§ **DATA FOR THE TASK**:

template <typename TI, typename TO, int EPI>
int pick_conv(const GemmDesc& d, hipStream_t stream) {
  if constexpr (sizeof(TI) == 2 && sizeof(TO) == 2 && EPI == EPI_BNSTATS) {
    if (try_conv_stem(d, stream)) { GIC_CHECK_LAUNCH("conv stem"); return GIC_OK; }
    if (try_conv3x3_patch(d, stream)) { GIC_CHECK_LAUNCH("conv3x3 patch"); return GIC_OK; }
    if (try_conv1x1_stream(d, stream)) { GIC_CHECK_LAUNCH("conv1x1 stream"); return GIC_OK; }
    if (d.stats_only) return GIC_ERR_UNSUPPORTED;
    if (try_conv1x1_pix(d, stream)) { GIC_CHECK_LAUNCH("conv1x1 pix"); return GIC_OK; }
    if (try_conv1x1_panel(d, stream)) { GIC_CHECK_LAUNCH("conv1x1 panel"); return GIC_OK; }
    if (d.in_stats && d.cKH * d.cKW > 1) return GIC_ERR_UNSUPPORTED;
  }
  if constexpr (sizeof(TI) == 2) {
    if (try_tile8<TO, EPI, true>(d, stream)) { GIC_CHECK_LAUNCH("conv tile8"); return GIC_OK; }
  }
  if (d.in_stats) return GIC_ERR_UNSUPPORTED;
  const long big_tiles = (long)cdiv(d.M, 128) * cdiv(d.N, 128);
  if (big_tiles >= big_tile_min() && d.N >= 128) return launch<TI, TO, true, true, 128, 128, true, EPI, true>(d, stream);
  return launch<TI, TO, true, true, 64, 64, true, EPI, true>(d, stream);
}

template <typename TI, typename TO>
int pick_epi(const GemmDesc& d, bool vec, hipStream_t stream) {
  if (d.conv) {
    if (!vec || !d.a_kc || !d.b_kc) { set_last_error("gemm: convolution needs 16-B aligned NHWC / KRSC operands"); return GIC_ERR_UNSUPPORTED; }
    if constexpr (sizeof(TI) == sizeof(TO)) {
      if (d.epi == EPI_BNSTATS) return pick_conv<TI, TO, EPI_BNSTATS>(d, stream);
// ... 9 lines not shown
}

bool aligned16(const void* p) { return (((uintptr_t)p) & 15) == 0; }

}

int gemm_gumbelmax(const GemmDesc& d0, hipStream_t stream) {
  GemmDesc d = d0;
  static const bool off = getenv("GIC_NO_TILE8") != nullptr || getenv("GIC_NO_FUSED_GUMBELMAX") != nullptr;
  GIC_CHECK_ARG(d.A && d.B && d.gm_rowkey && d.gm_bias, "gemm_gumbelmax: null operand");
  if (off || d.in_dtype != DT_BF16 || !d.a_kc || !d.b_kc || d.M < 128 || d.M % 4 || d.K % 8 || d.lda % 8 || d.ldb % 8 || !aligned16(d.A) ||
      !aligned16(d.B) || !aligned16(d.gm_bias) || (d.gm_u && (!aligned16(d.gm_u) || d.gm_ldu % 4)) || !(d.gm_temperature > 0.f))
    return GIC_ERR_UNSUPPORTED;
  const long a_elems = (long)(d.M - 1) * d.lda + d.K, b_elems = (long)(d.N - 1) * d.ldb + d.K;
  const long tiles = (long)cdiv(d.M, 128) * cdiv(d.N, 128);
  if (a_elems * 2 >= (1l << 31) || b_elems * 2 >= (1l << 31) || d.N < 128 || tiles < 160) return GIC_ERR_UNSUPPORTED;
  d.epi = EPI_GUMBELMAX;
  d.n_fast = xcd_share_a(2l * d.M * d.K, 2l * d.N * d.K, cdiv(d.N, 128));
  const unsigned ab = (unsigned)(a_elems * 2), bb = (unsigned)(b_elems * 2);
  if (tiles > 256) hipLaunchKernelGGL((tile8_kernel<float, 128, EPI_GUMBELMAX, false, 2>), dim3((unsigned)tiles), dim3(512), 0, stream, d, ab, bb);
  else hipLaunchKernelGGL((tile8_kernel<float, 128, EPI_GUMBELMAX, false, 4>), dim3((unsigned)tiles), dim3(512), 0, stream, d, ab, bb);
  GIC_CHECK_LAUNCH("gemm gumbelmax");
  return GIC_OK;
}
...
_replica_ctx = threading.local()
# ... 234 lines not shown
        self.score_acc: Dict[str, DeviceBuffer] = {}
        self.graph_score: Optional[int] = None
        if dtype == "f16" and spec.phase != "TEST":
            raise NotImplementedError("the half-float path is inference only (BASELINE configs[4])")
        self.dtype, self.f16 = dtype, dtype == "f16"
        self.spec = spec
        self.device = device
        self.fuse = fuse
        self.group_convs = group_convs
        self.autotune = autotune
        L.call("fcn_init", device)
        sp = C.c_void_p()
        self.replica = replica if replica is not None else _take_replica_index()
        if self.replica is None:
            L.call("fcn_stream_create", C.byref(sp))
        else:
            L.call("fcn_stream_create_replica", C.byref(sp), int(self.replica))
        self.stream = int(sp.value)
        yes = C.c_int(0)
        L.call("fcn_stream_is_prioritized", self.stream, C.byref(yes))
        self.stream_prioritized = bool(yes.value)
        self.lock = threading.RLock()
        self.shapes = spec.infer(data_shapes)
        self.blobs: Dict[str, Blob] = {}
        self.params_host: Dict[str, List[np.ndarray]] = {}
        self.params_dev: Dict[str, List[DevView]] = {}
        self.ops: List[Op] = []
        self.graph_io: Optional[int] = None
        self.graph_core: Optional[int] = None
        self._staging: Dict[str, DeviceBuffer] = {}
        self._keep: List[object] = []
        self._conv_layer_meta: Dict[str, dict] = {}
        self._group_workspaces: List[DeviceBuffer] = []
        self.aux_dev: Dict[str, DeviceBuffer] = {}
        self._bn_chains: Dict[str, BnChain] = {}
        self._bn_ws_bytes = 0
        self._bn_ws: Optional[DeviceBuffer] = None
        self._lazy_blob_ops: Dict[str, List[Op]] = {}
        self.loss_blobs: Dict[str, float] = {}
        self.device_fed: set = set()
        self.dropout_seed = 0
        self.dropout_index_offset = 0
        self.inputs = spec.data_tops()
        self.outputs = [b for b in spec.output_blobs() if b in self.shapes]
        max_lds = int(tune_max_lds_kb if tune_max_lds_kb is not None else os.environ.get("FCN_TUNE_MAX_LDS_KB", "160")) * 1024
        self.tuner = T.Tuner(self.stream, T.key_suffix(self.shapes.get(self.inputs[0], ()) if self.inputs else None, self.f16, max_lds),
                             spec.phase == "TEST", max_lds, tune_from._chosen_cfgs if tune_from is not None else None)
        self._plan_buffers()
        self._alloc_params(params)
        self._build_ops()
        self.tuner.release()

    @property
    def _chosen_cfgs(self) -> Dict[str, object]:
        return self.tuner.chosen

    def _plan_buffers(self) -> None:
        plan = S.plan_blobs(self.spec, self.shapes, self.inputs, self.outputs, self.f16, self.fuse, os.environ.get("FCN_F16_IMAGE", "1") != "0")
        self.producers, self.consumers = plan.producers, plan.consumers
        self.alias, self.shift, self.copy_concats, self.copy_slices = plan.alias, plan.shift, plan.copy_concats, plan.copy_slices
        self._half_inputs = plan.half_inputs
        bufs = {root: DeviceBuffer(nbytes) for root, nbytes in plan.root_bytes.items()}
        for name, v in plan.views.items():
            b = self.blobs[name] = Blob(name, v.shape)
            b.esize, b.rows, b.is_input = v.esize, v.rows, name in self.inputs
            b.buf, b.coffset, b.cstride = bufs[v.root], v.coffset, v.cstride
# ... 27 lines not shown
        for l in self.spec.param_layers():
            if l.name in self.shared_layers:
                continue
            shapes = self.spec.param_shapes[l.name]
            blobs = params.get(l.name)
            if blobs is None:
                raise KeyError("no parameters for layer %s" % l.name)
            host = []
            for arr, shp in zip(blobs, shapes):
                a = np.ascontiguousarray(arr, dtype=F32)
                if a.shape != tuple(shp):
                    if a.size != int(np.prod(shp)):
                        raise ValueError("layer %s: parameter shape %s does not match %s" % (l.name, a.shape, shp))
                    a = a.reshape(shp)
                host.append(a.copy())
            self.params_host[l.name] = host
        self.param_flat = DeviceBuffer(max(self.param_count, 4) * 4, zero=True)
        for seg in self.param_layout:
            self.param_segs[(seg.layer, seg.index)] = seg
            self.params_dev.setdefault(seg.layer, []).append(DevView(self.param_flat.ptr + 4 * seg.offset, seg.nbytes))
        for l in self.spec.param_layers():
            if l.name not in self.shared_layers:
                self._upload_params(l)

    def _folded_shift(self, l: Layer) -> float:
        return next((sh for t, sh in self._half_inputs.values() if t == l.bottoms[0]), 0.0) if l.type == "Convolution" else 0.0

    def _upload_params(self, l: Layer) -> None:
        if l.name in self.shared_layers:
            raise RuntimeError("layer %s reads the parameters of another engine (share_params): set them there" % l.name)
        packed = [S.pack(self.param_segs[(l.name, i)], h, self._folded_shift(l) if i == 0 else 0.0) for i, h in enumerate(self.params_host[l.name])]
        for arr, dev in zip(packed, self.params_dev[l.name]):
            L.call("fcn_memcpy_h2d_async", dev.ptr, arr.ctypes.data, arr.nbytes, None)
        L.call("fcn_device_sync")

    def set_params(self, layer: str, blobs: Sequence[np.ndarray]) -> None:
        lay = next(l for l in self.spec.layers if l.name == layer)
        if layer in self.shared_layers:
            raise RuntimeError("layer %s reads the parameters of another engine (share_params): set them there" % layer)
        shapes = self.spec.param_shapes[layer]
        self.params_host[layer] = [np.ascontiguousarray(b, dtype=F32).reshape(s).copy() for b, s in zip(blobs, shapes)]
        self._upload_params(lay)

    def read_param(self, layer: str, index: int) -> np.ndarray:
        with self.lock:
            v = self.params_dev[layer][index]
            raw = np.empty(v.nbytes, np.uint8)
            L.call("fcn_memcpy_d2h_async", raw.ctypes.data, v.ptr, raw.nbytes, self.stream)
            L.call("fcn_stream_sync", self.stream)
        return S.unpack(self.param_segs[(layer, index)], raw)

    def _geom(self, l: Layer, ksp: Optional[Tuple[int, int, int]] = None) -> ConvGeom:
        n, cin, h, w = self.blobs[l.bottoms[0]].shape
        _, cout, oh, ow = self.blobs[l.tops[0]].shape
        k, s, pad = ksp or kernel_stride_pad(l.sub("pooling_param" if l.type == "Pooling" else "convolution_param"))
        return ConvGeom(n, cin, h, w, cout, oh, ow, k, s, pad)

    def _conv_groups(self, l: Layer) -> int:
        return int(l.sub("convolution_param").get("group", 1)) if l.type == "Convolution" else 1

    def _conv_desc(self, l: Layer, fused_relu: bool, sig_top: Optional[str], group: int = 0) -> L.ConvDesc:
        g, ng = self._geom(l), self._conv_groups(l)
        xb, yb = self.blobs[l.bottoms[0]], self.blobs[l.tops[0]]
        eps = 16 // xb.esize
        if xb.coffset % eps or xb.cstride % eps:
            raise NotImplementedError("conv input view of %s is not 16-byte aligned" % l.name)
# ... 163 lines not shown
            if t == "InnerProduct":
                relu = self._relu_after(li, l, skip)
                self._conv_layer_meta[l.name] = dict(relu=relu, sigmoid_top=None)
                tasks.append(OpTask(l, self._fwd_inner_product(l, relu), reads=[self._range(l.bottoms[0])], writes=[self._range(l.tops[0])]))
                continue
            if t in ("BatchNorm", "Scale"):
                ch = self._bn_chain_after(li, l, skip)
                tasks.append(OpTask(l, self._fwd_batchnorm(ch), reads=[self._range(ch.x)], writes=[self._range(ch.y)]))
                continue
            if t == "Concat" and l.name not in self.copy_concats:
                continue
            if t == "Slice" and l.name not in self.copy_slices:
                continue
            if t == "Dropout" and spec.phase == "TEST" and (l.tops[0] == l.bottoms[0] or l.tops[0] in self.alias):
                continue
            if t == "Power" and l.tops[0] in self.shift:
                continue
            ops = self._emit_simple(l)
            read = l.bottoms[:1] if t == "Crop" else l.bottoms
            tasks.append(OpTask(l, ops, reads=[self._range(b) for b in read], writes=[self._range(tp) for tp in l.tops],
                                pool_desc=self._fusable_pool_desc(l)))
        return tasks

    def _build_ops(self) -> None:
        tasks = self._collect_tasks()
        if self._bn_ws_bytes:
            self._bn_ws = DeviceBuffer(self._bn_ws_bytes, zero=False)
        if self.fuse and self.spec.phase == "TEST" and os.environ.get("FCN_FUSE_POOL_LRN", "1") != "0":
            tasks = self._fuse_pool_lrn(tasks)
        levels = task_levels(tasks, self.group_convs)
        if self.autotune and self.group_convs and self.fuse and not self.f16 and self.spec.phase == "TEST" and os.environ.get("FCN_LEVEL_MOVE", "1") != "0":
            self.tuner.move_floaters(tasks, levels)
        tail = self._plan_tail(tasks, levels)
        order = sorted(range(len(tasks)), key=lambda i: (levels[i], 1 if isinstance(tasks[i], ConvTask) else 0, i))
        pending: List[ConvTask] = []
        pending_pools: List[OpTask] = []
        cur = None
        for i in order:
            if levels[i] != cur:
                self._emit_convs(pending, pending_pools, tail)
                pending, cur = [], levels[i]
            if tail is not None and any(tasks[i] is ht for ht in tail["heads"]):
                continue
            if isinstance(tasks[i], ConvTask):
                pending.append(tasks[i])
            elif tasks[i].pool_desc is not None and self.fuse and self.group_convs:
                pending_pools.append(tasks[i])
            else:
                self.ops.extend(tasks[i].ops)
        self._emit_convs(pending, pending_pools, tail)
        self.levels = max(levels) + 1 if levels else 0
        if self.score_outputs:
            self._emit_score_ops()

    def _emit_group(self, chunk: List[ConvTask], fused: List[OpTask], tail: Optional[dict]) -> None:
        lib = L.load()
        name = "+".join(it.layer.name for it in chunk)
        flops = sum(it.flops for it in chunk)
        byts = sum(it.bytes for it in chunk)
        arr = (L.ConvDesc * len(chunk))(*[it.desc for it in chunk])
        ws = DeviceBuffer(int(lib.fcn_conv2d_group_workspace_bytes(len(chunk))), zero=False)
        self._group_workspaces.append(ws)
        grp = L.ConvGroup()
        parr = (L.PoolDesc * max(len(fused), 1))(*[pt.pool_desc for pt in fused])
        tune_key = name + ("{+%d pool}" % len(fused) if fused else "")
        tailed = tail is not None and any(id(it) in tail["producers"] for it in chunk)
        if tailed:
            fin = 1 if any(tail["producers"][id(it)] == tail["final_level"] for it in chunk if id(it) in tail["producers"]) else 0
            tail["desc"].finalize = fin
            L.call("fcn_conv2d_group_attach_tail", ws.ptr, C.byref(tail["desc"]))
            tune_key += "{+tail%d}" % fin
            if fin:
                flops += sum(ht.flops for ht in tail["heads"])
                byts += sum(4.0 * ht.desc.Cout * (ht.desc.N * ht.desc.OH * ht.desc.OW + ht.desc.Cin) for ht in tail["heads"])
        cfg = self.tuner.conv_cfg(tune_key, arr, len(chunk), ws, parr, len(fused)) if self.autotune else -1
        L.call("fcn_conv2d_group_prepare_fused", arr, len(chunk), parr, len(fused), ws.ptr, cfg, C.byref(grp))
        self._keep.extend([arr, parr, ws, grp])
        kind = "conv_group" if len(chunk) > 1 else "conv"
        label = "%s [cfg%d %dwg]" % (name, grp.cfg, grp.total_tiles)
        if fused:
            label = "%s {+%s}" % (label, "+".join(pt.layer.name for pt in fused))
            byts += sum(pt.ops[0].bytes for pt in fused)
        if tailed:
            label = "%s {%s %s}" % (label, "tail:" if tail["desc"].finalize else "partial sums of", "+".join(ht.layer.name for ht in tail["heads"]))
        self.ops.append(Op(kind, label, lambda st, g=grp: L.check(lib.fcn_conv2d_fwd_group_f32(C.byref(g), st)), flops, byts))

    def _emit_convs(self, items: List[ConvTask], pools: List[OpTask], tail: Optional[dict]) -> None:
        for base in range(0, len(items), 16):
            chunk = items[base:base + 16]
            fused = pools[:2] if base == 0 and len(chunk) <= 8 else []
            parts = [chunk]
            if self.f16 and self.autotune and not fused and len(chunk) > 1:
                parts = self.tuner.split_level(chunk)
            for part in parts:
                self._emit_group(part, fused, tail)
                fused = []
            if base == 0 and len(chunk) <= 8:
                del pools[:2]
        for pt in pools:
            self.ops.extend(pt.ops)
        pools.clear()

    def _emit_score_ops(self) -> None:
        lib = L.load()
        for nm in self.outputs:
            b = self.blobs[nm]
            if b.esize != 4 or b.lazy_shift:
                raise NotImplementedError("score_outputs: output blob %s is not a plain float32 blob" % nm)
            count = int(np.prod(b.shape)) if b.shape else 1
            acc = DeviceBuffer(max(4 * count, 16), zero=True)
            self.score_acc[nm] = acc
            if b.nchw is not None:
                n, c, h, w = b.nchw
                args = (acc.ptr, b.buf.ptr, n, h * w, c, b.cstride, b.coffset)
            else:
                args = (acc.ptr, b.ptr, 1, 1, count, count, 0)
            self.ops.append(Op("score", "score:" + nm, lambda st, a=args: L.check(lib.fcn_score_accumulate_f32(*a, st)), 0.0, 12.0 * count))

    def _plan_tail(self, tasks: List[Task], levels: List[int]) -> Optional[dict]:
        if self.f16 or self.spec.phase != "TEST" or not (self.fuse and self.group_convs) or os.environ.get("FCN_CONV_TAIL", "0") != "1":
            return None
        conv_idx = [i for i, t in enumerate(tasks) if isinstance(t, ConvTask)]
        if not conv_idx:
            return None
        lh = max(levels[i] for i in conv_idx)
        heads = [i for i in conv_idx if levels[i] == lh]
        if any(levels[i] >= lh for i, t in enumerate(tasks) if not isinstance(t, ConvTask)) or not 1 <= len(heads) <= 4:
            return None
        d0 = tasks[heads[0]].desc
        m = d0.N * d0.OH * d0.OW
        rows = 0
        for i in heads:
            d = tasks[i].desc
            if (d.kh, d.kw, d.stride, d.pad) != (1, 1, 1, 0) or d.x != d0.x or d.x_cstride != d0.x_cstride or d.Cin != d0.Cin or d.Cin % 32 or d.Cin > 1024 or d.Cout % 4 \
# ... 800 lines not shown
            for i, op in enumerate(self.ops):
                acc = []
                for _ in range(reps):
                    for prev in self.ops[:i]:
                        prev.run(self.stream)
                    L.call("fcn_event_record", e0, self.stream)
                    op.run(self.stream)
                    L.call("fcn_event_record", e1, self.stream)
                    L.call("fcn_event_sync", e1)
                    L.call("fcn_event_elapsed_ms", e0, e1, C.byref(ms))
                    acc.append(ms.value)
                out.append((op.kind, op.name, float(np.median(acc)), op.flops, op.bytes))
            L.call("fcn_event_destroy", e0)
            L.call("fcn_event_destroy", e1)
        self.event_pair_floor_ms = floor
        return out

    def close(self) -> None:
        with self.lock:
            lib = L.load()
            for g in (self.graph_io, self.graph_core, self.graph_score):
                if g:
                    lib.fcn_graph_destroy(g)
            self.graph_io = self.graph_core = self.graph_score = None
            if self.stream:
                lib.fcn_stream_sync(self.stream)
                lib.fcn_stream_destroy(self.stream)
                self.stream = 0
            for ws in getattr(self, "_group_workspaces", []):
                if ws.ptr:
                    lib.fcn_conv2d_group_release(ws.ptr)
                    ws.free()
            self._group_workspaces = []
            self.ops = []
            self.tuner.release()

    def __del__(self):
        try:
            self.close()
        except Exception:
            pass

§ **WHAT THE TASK REQUIRES**: Report the lines above that have the word "RuntimeError" in them.

§ **WRITTEN ANSWER**:
            raise RuntimeError("layer %s reads the parameters of another engine (share_params): set them there" % l.name)
            raise RuntimeError("layer %s reads the parameters of another engine (share_params): set them there" % layer)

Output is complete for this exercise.